多岐にわたる金属(亜鉛、クロム、ニッケル、金、銀など)を適用でき、連続加工が可能なため比較的安価に実施できる利点があります 。
1. 電気亜鉛めっき
電気亜鉛めっきは、鉄製品の防錆目的で広く利用されています。その防錆メカニズムは、単なる皮膜による保護に加えて、亜鉛の「犠牲防食作用」にあります 。これは、めっき層に傷がつき基材の鉄が露出しても、イオン化傾向が鉄よりも高い亜鉛が優先的に溶け出すことで、電気化学的に鉄の腐食を防ぐというユニークな原理に基づいています 。しかし、亜鉛単体では酸化しやすいため、耐食性をさらに向上させるために、後処理としてクロメート処理が不可欠です 。このクロメート処理によって、外観(ユニクロ、有色、黒色)と耐食性の両方を調整することができます 。
2. 硬質クロムめっき
硬質クロムめっきは、ビッカース硬さでHv 900-1050という非常に高い硬度を誇り、優れた耐摩耗性、耐腐食性、耐熱性を持つことで知られています 。その美しい光沢から、装飾目的にも用いられます 。しかし、硬質クロムめっきは「付き回り」が極めて悪く、均一な膜厚を得るためには熟練した治具設計が必要となるなど、加工の難易度が高いという課題があります 。また、めっき中に水素を吸蔵するため、高強度鋼などの脆性リスクがある素材にはベーキング処理と呼ばれる熱処理が必須となります 。さらに、非常に硬い被膜であるため、硬質クロムめっき同士が摺動する環境では「かじり」と呼ばれる急速な摩耗現象が発生する可能性があるため、設計上の注意が必要です 。
3.無電解ニッケルめっき
無電解ニッケルめっきは、外部の電気を使用せず、浴液中の還元剤との化学反応によって皮膜を析出させる技術です 。

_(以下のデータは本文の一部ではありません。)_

template <int CH, int CW, int PS, int OFF1>
AZ_D void conv2_wino32(float *act, const float2 *u2, const float *__restrict__ bias, int lane) {
    constexpr int TW = (CW + 1) / 2, NTL = ((CH + 1) / 2) * TW, P1 = CH * CW;
    static_assert(2 * NTL <= 32 && PS > P1, "the tiles of two boards fill one 32-row MFMA tile");
    const int m = lane & 31, kk = lane >> 5;
    const int mc = m < 2 * NTL ? m : 2 * NTL - 1;
    const int bd = mc / NTL, t = mc % NTL, ty = t / TW, tx = t % TW;
    int off[16];
#pragma unroll
    for (int a = 0; a < 4; ++a)
#pragma unroll
        for (int b = 0; b < 4; ++b) {
            const int iy = 2 * ty - 1 + a, ix = 2 * tx - 1 + b;
            off[a * 4 + b] = bd * OFF1 + kk * PS + ((iy >= 0 && iy < CH && ix >= 0 && ix < CW) ? iy * CW + ix : P1);
        }
    f32x16 acc[16];
#pragma unroll
    for (int f = 0; f < 16; ++f)
#pragma unroll
        for (int i = 0; i < 16; ++i) acc[f][i] = 0.0f;
    const float2 *ul = u2 + lane;
    float d[16], V[2][16];
#define DP(e) ((f32x2){d[e], d[(e) + 1]})
#define WINO32_STAGE1(q, Tl, Th)                              \
    {                                                         \
        if ((q) == 0) Tl[0] = DP(0) - DP(8);                  \
        if ((q) == 1) Th[0] = DP(2) - DP(10);                 \
        if ((q) == 2) Tl[1] = DP(4) + DP(8);                  \
        if ((q) == 3) Th[1] = DP(6) + DP(10);                 \
        if ((q) == 4) Tl[2] = DP(8) - DP(4);                  \
        if ((q) == 5) Th[2] = DP(10) - DP(6);                 \
        if ((q) == 6) Tl[3] = DP(4) - DP(12);                 \
        if ((q) == 7) Th[3] = DP(6) - DP(14);                 \
    }
#define WINO32_STAGE2(i, c, Tl, Th, Vout)                                                          \
    {                                                                                              \
        if ((c) == 0) { const f32x2 v03 = Tl[i] - Th[i]; Vout[4 * (i) + 0] = v03.x; Vout[4 * (i) + 3] = v03.y; } \
        if ((c) == 1) Vout[4 * (i) + 1] = Tl[i].y + Th[i].x;                                       \
        if ((c) == 2) Vout[4 * (i) + 2] = Th[i].x - Tl[i].y;                                       \
    }
#define WINO32_FENCE() { __builtin_amdgcn_sched_barrier(0); asm volatile("" ::: "memory"); __builtin_amdgcn_sched_barrier(0); }
#pragma unroll
    for (int e = 0; e < 16; ++e) d[e] = act[off[e]];
    float2 ub[2][16];
#pragma unroll
    for (int f = 0; f < 16; ++f) ub[0][f] = ul[f * 64];
    {
        f32x2 Tl[4], Th[4];
#pragma unroll
        for (int q = 0; q < 8; ++q) WINO32_STAGE1(q, Tl, Th)
#pragma unroll
        for (int i = 0; i < 4; ++i)
#pragma unroll
            for (int c = 0; c < 3; ++c) WINO32_STAGE2(i, c, Tl, Th, V[0])
    }
#pragma unroll
    for (int e = 0; e < 16; ++e) d[e] = act[off[e] + 2 * PS];
    WINO32_FENCE()
    constexpr int DORD[16] = {0, 1, 8, 9, 2, 3, 10, 11, 4, 5, 6, 7, 12, 13, 14, 15};
#pragma unroll
    for (int j = 0; j < 16; ++j) {
        f32x2 Tl[4], Th[4];
#pragma unroll
        for (int g = 0; g < 16; ++g) {
            if (j + 1 < 16) {
                if (g < 8) WINO32_STAGE1(g, Tl, Th)
                if (g >= 2 && g < 14) WINO32_STAGE2((g - 2) / 3, (g - 2) % 3, Tl, Th, V[(j + 1) & 1])
            }
            if (j + 2 < 16 && g >= 8) {
                const int e0 = DORD[2 * (g - 8)], e1 = DORD[2 * (g - 8) + 1];
                d[e0] = act[off[e0] + 2 * (j + 2) * PS];
                d[e1] = act[off[e1] + 2 * (j + 2) * PS];
            }
            if (j % 2 == 0 && j + 2 < 16) ub[(j / 2 + 1) & 1][g] = ul[((j / 2 + 1) * 16 + g) * 64];
            WINO32_FENCE()
            acc[g] = MFMA32(V[j & 1][g], (j % 2 == 0) ? ub[(j / 2) & 1][g].x : ub[(j / 2) & 1][g].y, acc[g]);
            asm volatile("" : "+a"(acc[g]));
            WINO32_FENCE()
// ... 120 lines not shown
#pragma unroll
    for (int i = 0; i < NA; ++i)
        if (i < nu) {
#pragma unroll
            for (int q = 0; q < 4; ++q) {
                const int r = 16 * (par + 2 * i) + (lane >> 4) * 4 + q;
                const float v = acc[i][q];
                if (r < rows) out[(r / P_OUT) * OUT_BS + (nt * 16 + (lane & 15)) * OUT_CS + r % P_OUT] = v > 0.0f ? v : 0.0f;
            }
        }
}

このため、複雑な形状や内部にも均一な膜厚を形成できるという最大の長所があります 。寸法精度が厳しく求められる精密部品や、電気が通らない非導電性素材への適用も可能であり、耐食性や耐摩耗性の向上、潤滑性の付与にも貢献します 。一方、高価な薬品を使用すること、析出速度が遅いこと、そして液の組成を厳格に管理する必要があることから、電気めっきと比較してコストが高くなる傾向にあります 。